0

I am generating a very large data frame consisting of a large number of combinations of values. As such, my coding has to be as efficient as possible or else 1) I get errors like - R cannot allocate vector of size XX or 2) the calculations take forever.

I am to the point where I need to calculate r (in the example below r = 3) deviations from the mean for each sample (1 sample per row of the df)(Labeled dev1 - dev3 in pic below):

enter image description here

These are my data in R:

enter image description here

I tried this (r is the number of values in each sample, here set to 3):

X2<-apply(X1[,1:r],1,function(x) x-X1$x.bar)

When I try this, I get:

enter image description here

I am guessing that this code is attempting to calculate the difference between each row of X1 (x) and the entire vector of X1$x.bar instead of 81 for the 1st row, 81.25 for the 2nd row, etc.

Once again, I can easily do this using for loops, but I'm assuming that is not the most efficient way.

Can someone please stir me in the right direction?
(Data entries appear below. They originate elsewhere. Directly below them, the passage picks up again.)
# r9y9/deepvoice3_pytorch

Measured on AMD Instinct MI355X. Metric: mel-frames/sec/node (train step, deepvoice3_ljspeech), higher is better.
Workload: dtype f16x3

## Files before the change

deepvoice3_pytorch_amd/csrc/loss.hip:

```cpp
#include "common.h"

namespace {

constexpr int kLossBlock = 256;

__device__ __forceinline__ void block_reduce4(float v[4], float* out ) {
  __shared__ float red[4][4];
#pragma unroll
  for (int k = 0; k < 4; ++k) v[k] = dv3_wave_sum(v[k]);
  const int w = threadIdx.x >> 6;
  if ((threadIdx.x & 63) == 0) {
#pragma unroll
    for (int k = 0; k < 4; ++k) red[w][k] = v[k];
  }
  __syncthreads();
  if (threadIdx.x < 4) out[threadIdx.x] = red[0][threadIdx.x] + red[1][threadIdx.x] +
                                          red[2][threadIdx.x] + red[3][threadIdx.x];
}

template <bool FAST = false>
__device__ __forceinline__ void spec_bd(float yh, float y, float& z, float& dz) {
  const float eps = 1e-8f;
  const float a = yh + eps, b = 1.f - yh + eps;
  constexpr float LN2 = 0.69314718055994530942f;
  const float la = FAST ? __builtin_amdgcn_logf(a) * LN2 : logf(a), lb = FAST ? __builtin_amdgcn_logf(b) * LN2 : logf(b);
  const float ab = a + b;
  z = -y * (la - lb) + ((FAST ? __builtin_amdgcn_logf(ab) * LN2 : logf(ab)) - lb);
  const float ra = __builtin_amdgcn_rcpf(a), rb = __builtin_amdgcn_rcpf(b);
  dz = (a * __builtin_amdgcn_rcpf(ab) - y) * (ra + rb);
}

__device__ __forceinline__ int spec_t_valid(const dv3_spec_loss_desc& p) {
  if (!p.t_valid) return p.T;
  const int tv = p.t_valid[0];
  return tv < p.T ? (tv > p.r ? tv : p.r + 1) : p.T;
}

__device__ __forceinline__ float spec_mask_sum(const dv3_spec_loss_desc& p) {
  float ms = 0.f;
  const int Tr = spec_t_valid(p) - p.r;
  for (int b = 0; b < p.B; ++b) {
    int l = p.lengths[b] - p.r;
    l = l < 0 ? 0 : (l > Tr ? Tr : l);
    ms += (float)l;
  }
  return ms * (float)p.D;
}

__global__ __launch_bounds__(kLossBlock) void spec_loss_kernel(const dv3_spec_loss_desc p) {
  const int Tr = p.T - p.r, D = p.D;
  const int Trv = spec_t_valid(p) - p.r;
  const int64_t n = (int64_t)p.B * Tr * D;
  const bool use_mask = p.w_masked > 0.f && p.lengths;
  const float msum = use_mask ? spec_mask_sum(p) : 1.f;
  const float inv_n = 1.0f / (float)((int64_t)p.B * Trv * D);
  const float wm = use_mask ? p.w_masked : 0.f;
  const float c_all = (1.f - wm) * inv_n, c_msk = use_mask ? wm / msum : 0.f;
  float acc[4] = {0.f, 0.f, 0.f, 0.f};
  const int64_t stride = (int64_t)gridDim.x * kLossBlock;
  const bool t_fast = p.yh_ts < p.yh_ds;
  for (int64_t i = (int64_t)blockIdx.x * kLossBlock + threadIdx.x; i < n; i += stride) {
    int dd, t, b;
    if (t_fast) {
      t = (int)(i % Tr);
      const int64_t bd = i / Tr;
      dd = (int)(bd % D);
      b = (int)(bd / D);
    } else {
      dd = (int)(i % D);
      const int64_t bt = i / D;
      t = (int)(bt % Tr);
      b = (int)(bt / Tr);
    }
    const int64_t ih = b * p.yh_bs + t * p.yh_ts + dd * p.yh_ds;
    const int64_t iy = b * p.y_bs + (int64_t)(t + p.r) * p.y_ts + dd * p.y_ds;
    if (t >= Trv) {
      if (p.dyh) p.dyh[ih] = 0.f;
      continue;
    }
    const float yh = p.y_hat[ih], y = p.y[iy];
    const float m = (use_mask && (t + p.r) < p.lengths[b]) ? 1.f : 0.f;
    const float diff = yh - y;
    const float ad = fabsf(diff);
    acc[0] += ad;
    acc[1] += m * ad;
    float dz = 0.f;
    if (p.w_bd > 0.f) {
      float z;
      spec_bd(yh, y, z, dz);
      acc[2] += z;
      acc[3] += m * z;
    }
    if (p.dyh) {
      const float sgn = (diff > 0.f) ? 1.f : ((diff < 0.f) ? -1.f : 0.f);
      const float coef = c_all + c_msk * m;
      p.dyh[ih] = p.gscale * coef * ((1.f - p.w_bd) * sgn + p.w_bd * dz);
    }
  }
  block_reduce4(acc, p.scratch + (int64_t)blockIdx.x * 4);
}

template <bool FAST>
__global__ __launch_bounds__(kLossBlock) void spec_loss_tiled_kernel(const dv3_spec_loss_desc p, int t_tiles, int d_tiles,
                                                                     int n_tiles) {
  __shared__ float ys[64 * 65];
  const int Tr = p.T - p.r, D = p.D;
  const int Trv = spec_t_valid(p) - p.r;
  const bool use_mask = p.w_masked > 0.f && p.lengths;
  const float msum = use_mask ? spec_mask_sum(p) : 1.f;
  const float inv_n = 1.0f / (float)((int64_t)p.B * Trv * D);
  const float wm = use_mask ? p.w_masked : 0.f;
  const float c_all = (1.f - wm) * inv_n, c_msk = use_mask ? wm / msum : 0.f;
  float acc[4] = {0.f, 0.f, 0.f, 0.f};
  const int tid = threadIdx.x;
  for (int tile = blockIdx.x; tile < n_tiles; tile += gridDim.x) {
    const int dt = tile % d_tiles, tt_ = (tile / d_tiles) % t_tiles, b = tile / (d_tiles * t_tiles);
    const int t0 = tt_ * 64, d0 = dt * 64;
    __syncthreads();
#pragma unroll 4
    for (int q = tid; q < 64 * 64; q += kLossBlock) {
      const int tl = q >> 6, dl = q & 63;
      const int t = t0 + tl, dd = d0 + dl;
      ys[tl * 65 + dl] = (t < Tr && dd < D) ? p.y[b * p.y_bs + (int64_t)(t + p.r) * p.y_ts + dd] : 0.f;
    }
    __syncthreads();
    const int len_b = use_mask ? p.lengths[b] : 0;
#pragma unroll 4
    for (int q = tid; q < 64 * 64; q += kLossBlock) {
      const int dl = q >> 6, tl = q & 63;
      const int t = t0 + tl, dd = d0 + dl;
      if (t >= Tr || dd >= D) continue;
      const int64_t ih = b * p.yh_bs + t + (int64_t)dd * p.yh_ds;
      if (t >= Trv) {
        if (p.dyh) p.dyh[ih] = 0.f;
        continue;
      }
      const float yh = p.y_hat[ih], y = ys[tl * 65 + dl];
      const float m = (use_mask && (t + p.r) < len_b) ? 1.f : 0.f;
      const float diff = yh - y;
      const float ad = fabsf(diff);
      acc[0] += ad;
      acc[1] += m * ad;
      float dz = 0.f;
      if (p.w_bd > 0.f) {
        float z;
        spec_bd<FAST>(yh, y, z, dz);
        acc[2] += z;
        acc[3] += m * z;
      }
      if (p.dyh) {
        const float sgn = (diff > 0.f) ? 1.f : ((diff < 0.f) ? -1.f : 0.f);
        const float coef = c_all + c_msk * m;
        p.dyh[ih] = p.gscale * coef * ((1.f - p.w_bd) * sgn + p.w_bd * dz);
      }
    }
  }
  block_reduce4(acc, p.scratch + (int64_t)blockIdx.x * 4);
}

__global__ __launch_bounds__(256) void spec_loss_tail_zero_kernel(const dv3_spec_loss_desc p) {
  const int64_t n = (int64_t)p.B * p.r * p.D;
  const int64_t i = (int64_t)blockIdx.x * 256 + threadIdx.x;
  if (i >= n) return;
  const int dd = (int)(i % p.D);
  const int64_t bt = i / p.D;
  const int t = p.T - p.r + (int)(bt % p.r);
  const int b = (int)(bt / p.r);
  p.dyh[b * p.yh_bs + t * p.yh_ts + dd * p.yh_ds] = 0.f;
}

__global__ __launch_bounds__(256) void spec_loss_finish_kernel(const dv3_spec_loss_desc p,
                                                               int n_blocks) {
  float acc[4] = {0.f, 0.f, 0.f, 0.f};
  for (int i = threadIdx.x; i < n_blocks; i += 256)
#pragma unroll
    for (int k = 0; k < 4; ++k) acc[k] += p.scratch[(int64_t)i * 4 + k];
  __shared__ float fin[4];
// ... 56 lines not shown
  for (int i = threadIdx.x; i < n_blocks; i += 256) acc[0] += scratch[(int64_t)i * 4];
  __shared__ float fin[4];
  block_reduce4(acc, fin);
  __syncthreads();
  if (threadIdx.x == 0) {
    if (va) {
      int64_t n = count * min(va[0], cap_a);
      if (vb) n *= min(vb[0], cap_b);
      scale = 1.0f / (float)n;
    }
    out1[0] = fin[0] * scale;
  }
}

__device__ __forceinline__ float bce_elem(float x, float y) {
  const float lx = fmaxf(logf(x), -100.f), l1x = fmaxf(logf(1.f - x), -100.f);
  return -(y * lx + (1.f - y) * l1x);
}
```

Any assistance is appreciated.

Here is the whole code for the small sample version with r<-3. WARNING: This computes all possible combinations, so the df's get very large very quick.

options(scipen = 999)

dp <- function(x) {
    dp1<-nchar(sapply(strsplit(sub('0+$', '', as.character(format(x,  scientific = FALSE))), ".", 
        fixed=TRUE),function(x) x[2]))
    ifelse(is.na(dp1),0,dp1)
}

retain1<-function(x,minuni) length(unique(floor(x)))>=minuni

# =======================================================

r<-3

x0<-seq(80,120,.25)

X0<-data.frame(t(combn(x0,r)))

names(X0)<-paste("x",1:r,sep="")

X<-X0[apply(X0,1,retain1,minuni=r),]

rm(X0)
gc()

X$x.bar<-rowMeans(X)

dp1<-dp(X$x.bar)

X1<-X[dp1<=2,]

rm(X)
gc()

X2<-apply(X1[,1:r],1,function(x) x-X1$x.bar)
Dan
  • 165
  • 5
  • 18

2 Answers2

1

Because R is vectorized you only need to subtract x.bar from from x1, x2, x3 collectively:

devs <- X1[ , 1:3] - X1[ , 4]
X1devs <- cbind(X1, devs)

That's it...

SteveM
  • 2,226
  • 3
  • 12
  • 16
0

I think you just got the margin wrong, in apply you're using 1 as in row wise, but you want to do column wise so use 2:

X2<-apply(X1[,1:r], 2, function(x) x-X1$x.bar)

But from what i quickly searched, apply family isn't better in performance than loops, only in clarity. Check this post: Is R's apply family more than syntactic sugar?